How does the Wombo Dream app work?

How does the Wombo Dream app work?

I had the app a few days ago wombo dream picked because it enables works of art to be created using artificial intelligence. You can find out how to use the app here in the article on Wombo AI read. In the current blog post, however, I would like to go into how the technology behind this app works.

Painting with an AI and the Wombo AI app - it can be that easy.

Painting with an AI and the Wombo AI app - it can be that easy.

VQGAN + CLIP – Algorithms for machine learning in interaction

Wombo Dream's app - like many other apps that create generative art - is basically based on two artificial neural networks that work together to create the images. The names of these two networks are VQGAN and CLIP.

VQGAN is a neural network used to generate images that look similar to other images. CLIP, on the other hand, is a neural network trained to determine how well a text description fits an image.

CLIP provides feedback to VQGAN on how best to match the image to the text prompt. VQGAN adjusts the image accordingly and passes it back to CLIP to check how well it fits the text. This process is repeated a few hundred times, resulting in the ki-generated images.

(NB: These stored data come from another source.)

__global__ __launch_bounds__(256) void xent_mean_kernel(const float* __restrict__ loss_rows, const int64_t* __restrict__ labels,
                                                        int n, int64_t ignore_index, float mult, float* __restrict__ out2) {
  __shared__ double ssum[256];
  __shared__ int scnt[256];
  double s = 0.0;
  int c = 0;
  for (int i = threadIdx.x; i < n; i += 256)
    if (labels[i] != ignore_index) { s += (double)loss_rows[i]; ++c; }
  ssum[threadIdx.x] = s; scnt[threadIdx.x] = c;
  __syncthreads();
  for (int h = 128; h > 0; h >>= 1) {
    if ((int)threadIdx.x < h) { ssum[threadIdx.x] += ssum[threadIdx.x + h]; scnt[threadIdx.x] += scnt[threadIdx.x + h]; }
    __syncthreads();
  }
  if (threadIdx.x == 0) {
    const float nv = (float)scnt[0];
    out2[0] = mult * ((float)ssum[0] / nv);
    out2[1] = mult / nv;
  }
}

template <typename T>
__global__ __launch_bounds__(256) void bce_logits_kernel(const T* __restrict__ logits, int64_t ld, const float* __restrict__ target,
                                                         int64_t ldt, int n, int C, const float* __restrict__ dloss,
                                                         float* __restrict__ loss, T* __restrict__ dlogits, int64_t ldd,
                                                         float* __restrict__ probs) {
  __shared__ double ssum[256];
  const int64_t total = (int64_t)n * C;
  const float sc = (dloss ? *dloss : 1.0f) / (float)total;
  double s = 0.0;
// ... 102 lines not shown
  row_softmax_stats<T>(lr, C, vec != 0, m, s);
  if (threadIdx.x == 0) {
    loss_rows[row] = (m + __logf(s)) - to_f32<T>(lr[lab]);
    if (nvalid) atomicAdd(nvalid, 1.0f);
  }
}

template <typename T>
__global__ __launch_bounds__(256) void xent_bwd_wide_kernel(const T* logits, int64_t ld, const int64_t* __restrict__ labels,
                                                            T* dlogits, int64_t ldd, const float* __restrict__ scale_ptr,
                                                            float extra, int C, int64_t ignore_index, int vec) {
  constexpr int VN = XVec<T>::N;
  typedef typename XVec<T>::type vec_t;
  const int row = blockIdx.x, tid = threadIdx.x;
  const int64_t lab = labels[row];
  T* dr = dlogits + (int64_t)row * ldd;
  const int Cv = vec ? (C / VN) * VN : 0;
  if (lab == ignore_index) {
    vec_t z;
#pragma unroll
    for (int e = 0; e < VN; ++e) z[e] = from_f32<T>(0.f);
    for (int c = tid * VN; c < Cv; c += 256 * VN) *reinterpret_cast<vec_t*>(dr + c) = z;
    for (int c = Cv + tid; c < C; c += 256) dr[c] = from_f32<T>(0.f);
    return;
  }
  const T* lr = logits + (int64_t)row * ld;
  float m, s;
  row_softmax_stats<T>(lr, C, vec != 0, m, s);
  const float sc = (scale_ptr ? *scale_ptr : 1.0f) * extra, inv = sc / s;
  for (int c = tid * VN; c < Cv; c += 256 * VN) {
    const vec_t v = *reinterpret_cast<const vec_t*>(lr + c);
    vec_t o;
#pragma unroll
    for (int e = 0; e < VN; ++e) o[e] = from_f32<T>(__expf((float)v[e] - m) * inv - ((c + e) == lab ? sc : 0.f));
    *reinterpret_cast<vec_t*>(dr + c) = o;
  }
  for (int c = Cv + tid; c < C; c += 256) dr[c] = from_f32<T>(__expf(to_f32<T>(lr[c]) - m) * inv - (c == lab ? sc : 0.f));
}

template <typename TS, typename TD>
__global__ __launch_bounds__(256) void cast_kernel(const TS* __restrict__ s, TD* __restrict__ d, int64_t n) {
  const int64_t n4 = n >> 2;
  for (int64_t i = (int64_t)blockIdx.x * 256 + threadIdx.x; i < n4; i += (int64_t)gridDim.x * 256)
    Vec4<TD>::store(d + i * 4, Vec4<TS>::load(s + i * 4));
  if (blockIdx.x == 0 && threadIdx.x < (n & 3)) d[n4 * 4 + threadIdx.x] = from_f32<TD>(to_f32<TS>(s[n4 * 4 + threadIdx.x]));
}

template <typename TS, typename TD>
__global__ __launch_bounds__(256) void cast_unaligned_kernel(const TS* __restrict__ s, TD* __restrict__ d, int64_t n) {
  for (int64_t i = (int64_t)blockIdx.x * 256 + threadIdx.x; i < n; i += (int64_t)gridDim.x * 256)
    d[i] = from_f32<TD>(to_f32<TS>(s[i]));
}

__global__ __launch_bounds__(256) void cast_transpose_kernel(const float* __restrict__ src, bf16_t* __restrict__ dst, int R, int C) {
  __shared__ float tile[64][65];
  const int r0 = blockIdx.y * 64, c0 = blockIdx.x * 64;
  const int tx = threadIdx.x & 63, ty = threadIdx.x >> 6;
#pragma unroll
  for (int i = 0; i < 16; ++i) {
    const int r = r0 + ty * 16 + i, c = c0 + tx;
    tile[ty * 16 + i][tx] = (r < R && c < C) ? src[(int64_t)r * C + c] : 0.f;
  }
  __syncthreads();
  if ((R & 3) == 0) {
#pragma unroll
    for (int i = 0; i < 4; ++i) {
      const int cc = i * 16 + (threadIdx.x >> 4), rr = 4 * (threadIdx.x & 15);
      const int c = c0 + cc, r = r0 + rr;
      if (c < C && r < R) {
        bf16x4 o;
#pragma unroll
        for (int j = 0; j < 4; ++j) o[j] = (bf16_t)tile[rr + j][cc];
        *reinterpret_cast<bf16x4*>(dst + (int64_t)c * R + r) = o;
      }
    }
    return;
  }
#pragma unroll
  for (int i = 0; i < 16; ++i) {
    const int c = c0 + ty * 16 + i, r = r0 + tx;
    if (c < C && r < R) dst[(int64_t)c * R + r] = (bf16_t)tile[tx][ty * 16 + i];
  }
}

Both algorithms were developed by Ryan Murdock and Catherine Crowson combined who are enthusiastic about ki-generated art.

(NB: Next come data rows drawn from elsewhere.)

__global__ void __launch_bounds__(192, 1)
wgrad_s2_sw_kernel(const __grid_constant__ CUtensorMap tmY, const __grid_constant__ CUtensorMap tmX, float *__restrict__ dw,
                   const __grid_constant__ WsPlan p) {
  extern __shared__ __align__(1024) uint8_t smem_raw[];
  uint8_t *stage_mem = reinterpret_cast<uint8_t *>((reinterpret_cast<uintptr_t>(smem_raw) + 1023) & ~(uintptr_t)1023);
  uint64_t *bars = reinterpret_cast<uint64_t *>(stage_mem + (size_t)p.stages * p.stage_bytes);
  uint64_t *full = bars, *empty = bars + p.stages, *done = bars + 2 * p.stages;
  uint32_t *tmem_ptr = reinterpret_cast<uint32_t *>(done + 1);
  const int warp = threadIdx.x >> 5, lane = threadIdx.x & 31;

  {
    uint4 *z = reinterpret_cast<uint4 *>(stage_mem);
    const uint32_t n16 = (uint32_t)p.stages * p.stage_bytes / 16;
    for (uint32_t i = threadIdx.x; i < n16; i += blockDim.x) z[i] = make_uint4(0, 0, 0, 0);
  }
  if (threadIdx.x == 0) {
    for (int i = 0; i < p.stages; ++i) { tc::mbar_init(&full[i], 1); tc::mbar_init(&empty[i], 1); }
    tc::mbar_init(done, 1);
    tc::fence_barrier_init();
  }
  if (warp == 5) {
    tc::tmem_alloc(tmem_ptr, p.tmem_cols);
    tc::tmem_relinquish();
  }
  tc::fence_proxy_async();
  tc::tc_fence_before();
  __syncthreads();
  tc::tc_fence_after();
  const uint32_t tmem_base = *tmem_ptr;

  const int dx = blockIdx.x % p.k;
  const int grp = blockIdx.x / p.k, ngrp = (gridDim.x - dx + p.k - 1) / p.k;
  const int s_begin = (int)((long long)p.steps_per_dx * grp / ngrp), s_end = (int)((long long)p.steps_per_dx * (grp + 1) / ngrp);
  const int ncol = p.nblkB * p.Cb;

  if (warp == 4) {
    if (lane == 0) {
      tc::tma_prefetch_desc(&tmY);
      tc::tma_prefetch_desc(&tmX);
      for (int st = s_begin, n = 0; st < s_end; ++st, ++n) {
        int t = st;
        const int x = t % p.X; t /= p.X;
        const int sl = t % p.nslabs;
        const int b = t / p.nslabs;
        const int y0 = sl * p.Yt;
        const uint32_t s = n % p.stages, use = n / p.stages;
        if (use > 0) tc::mbar_wait(&empty[s], (use - 1) & 1);
        tc::mbar_expect_tx(&full[s], p.boxA_bytes + p.nsrc * p.boxB_bytes);
        uint8_t *a = stage_mem + (size_t)s * p.stage_bytes, *bb = a + p.a_bytes;
        tc::tma_load_5d(a, &tmY, &full[s], 0, -1, y0, x, b);
        if (p.stride == 2) {
          for (int src = 0; src < 4; ++src)
            tc::tma_load_5d(bb + (size_t)src * p.srcB_bytes, &tmX, &full[s], 0, -(src & 1), 2 * y0 - (src >> 1), 2 * x + dx - 1, b);
        } else {
          tc::tma_load_5d(bb, &tmX, &full[s], 0, -1, y0 - 1, x + dx - 1, b);
        }
      }
    }
  } else if (warp == 5) {
    const bool leader = tc::elect_one();
    const uint32_t idesc = tc::make_idesc_bf16(p.m128 ? 128 : 64, ncol, 1, 1);
    const uint64_t a_hi = tc::make_desc_sw_mn(0, p.rowbytesA, 8 * p.rowbytesA, p.rowbytesA);
    const uint64_t b_hi = tc::make_desc_sw_mn(0, p.lboB, 8 * p.rowbytesB, p.rowbytesB);
    const uint32_t stage0 = tc::smem_u32(stage_mem);
    const int kblocks = p.kpad >> 4;
    const uint32_t a_step = (16 * p.rowbytesA) >> 4, b_step = (16 * p.rowbytesB) >> 4;
    for (int st = s_begin, n = 0; st < s_end; ++st, ++n) {
      const uint32_t s = n % p.stages;
      tc::mbar_wait(&full[s], (n / p.stages) & 1);
      tc::tc_fence_after();
      const uint32_t a0 = (stage0 + s * p.stage_bytes) >> 4, b0 = (stage0 + s * p.stage_bytes + p.a_bytes) >> 4;
      if (leader) {
        for (int j = 0; j < p.nmma; ++j) {
          const uint32_t d = p.m128 ? tmem_base + (uint32_t)(j * ncol) : tmem_base + (uint32_t)((j >> 1) * ncol) + ((uint32_t)((j & 1) * 16) << 16);
          uint64_t a_desc = a_hi | (uint64_t)(a0 & 0x3FFF);
          uint64_t b_desc = b_hi | (uint64_t)((b0 + ((uint32_t)p.row_shift[j] * p.rowbytesB >> 4)) & 0x3FFF);
          tc::umma_bf16(d, a_desc, b_desc, idesc, n != 0 ? 1u : 0u);
#pragma unroll 4
          for (int kb = 1; kb < kblocks; ++kb) {
            a_desc += a_step;
            b_desc += b_step;
            tc::umma_bf16(d, a_desc, b_desc, idesc, 1u);
          }
        }
        tc::umma_commit(&empty[s]);
      }
      __syncwarp();
    }
    if (leader) tc::umma_commit(done);
    __syncwarp();
  } else if (s_end > s_begin) {
    tc::mbar_wait(done, 0);
    tc::tc_fence_after();
    float *dw_dx = dw + dx * p.k * p.k;
    if (p.m128) {
      const int m = warp * 32 + lane;
      const int cs = m & 63, blk = m >> 6;
      for (int j = 0; j < p.nmma; ++j)
        for (int c0 = 0; c0 < ncol; c0 += 16) {
          uint32_t v[16];
          tc::tmem_ld16(tmem_base + ((uint32_t)(warp * 32) << 16) + (uint32_t)(j * ncol + c0), v);
          tc::tmem_ld_wait();
#pragma unroll
          for (int c = 0; c < 16; ++c) {
            const int nn = c0 + c;
            const int src = nn / p.Cb, cb = nn - src * p.Cb;
            const int t2 = p.acc_tap[j][blk][src];
            if (t2 >= 0) atomicAdd(&dw_dx[((size_t)cs * p.Cb + cb) * p.taps + t2], __uint_as_float(v[c]));
          }
        }
    } else {
    const int m = warp * 16 + (lane & 15);
    const int cs = m % p.Cs, blk = m / p.Cs;
    const int ngroups = (p.nmma + 1) >> 1;
    for (int g2 = 0; g2 < ngroups; ++g2) {
      const int j = g2 * 2 + (lane >> 4);
      for (int c0 = 0; c0 < ncol; c0 += 16) {
        uint32_t v[16];
        tc::tmem_ld16(tmem_base + ((uint32_t)(warp * 32) << 16) + (uint32_t)(g2 * ncol + c0), v);
        tc::tmem_ld_wait();
        if (j < p.nmma) {
#pragma unroll
          for (int c = 0; c < 16; ++c) {
            const int nn = c0 + c;
            const int src = nn / p.Cb, cb = nn - src * p.Cb;
            const int t2 = p.acc_tap[j][blk][src];
            if (t2 >= 0) atomicAdd(&dw_dx[((size_t)cs * p.Cb + cb) * p.taps + t2], __uint_as_float(v[c]));
          }
        }
      }
    }
    }
  }
  tc::tc_fence_before();
  __syncthreads();
  if (warp == 5) tc::tmem_dealloc(tmem_base, p.tmem_cols);
}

I would like to use an example to show how the procedure works. The text input for the following project was "nether portal rendered in Cinema 4D". A total of 250 iterations were run and I saved a screenshot every 50 runs. Here the result:

Image 1: Everything always starts with a rather inconspicuous "seed" - a colored area with some light structures..

Image 1: Everything always starts with a rather inconspicuous "seed" - a colored area with some light structures.

 

Image 2: After 50 iterations, a lot has happened and you can see a kind of nether portal from Minecraft.

Image 2: After 50 iterations, a lot has happened and you can see a kind of nether portal from Minecraft.

 

Image 3: After the first 100 iterations, the roughest structures, the colors and the main motif have in principle already formed.

Image 3: After the first 100 iterations, the roughest structures, the colors and the main motif have in principle already formed.

 

Image 4: In the last calculations, the focus is mainly on subtleties.

Image 4: In the last calculations, the focus is mainly on subtleties.

 

Image 5: We've now gone through 200 iterations and the bright flames at the top of the portal are still doing something.

Image 5: We've now gone through 200 iterations and the bright flames at the top of the portal are still doing something.

 

Figure 6: The result is there after 250 iterations.

Figure 6: The result is there after 250 iterations. Basically a pretty work of art for Minecraft fans.

You could also run more iterations, but for small resolutions, 250 is a good value. In practice, numbers between 500 and 700 have proven to be helpful, since more iterations also mean more computing time, but ultimately only a few details are calculated that are hardly visible.

There are some people who run up to 2000 iterations, but I think that's more of a special case, rather overkill for amateur artists like me.

Create AI art without programming skills

The Wombo Dream App now offers the possibility to use this combination of the two algorithms VQGAN and CLIP without having any programming knowledge. The text input and the selection of the style are passed on to the programming and the AI ​​then creates the corresponding image.

In addition to Wombo Dream, there are other apps and options for creating art with AI and the VQGAN and CLIP networks. I have created a small (certainly incomplete) list for you here:

My tip: Google Colab Pro

My current choice for generating AI-based art via text input is the Google Colab Notebook. It is basically free and you can still quickly understand how it works. If you don't spend 10 euros a month in Google Colab Pro invested, it also creates the images 6x faster than in the free model.

Speed ​​is important, especially at the beginning, because as a newcomer you don't want to wait forever for an image to be generated. And a quick generation of the finished "work of art" ultimately also helps to experiment with the settings and instructions for the AI.

-

Did you like the article and did the instructions on the blog help you? Then I would be happy if you the blog via a Steady Membership or at Patreon would support.

1 comment

  1. Rich says:

    Wow, that's awsome Sir Apfelot, thank you.

Leave a Comment

Your e-mail address will not be published.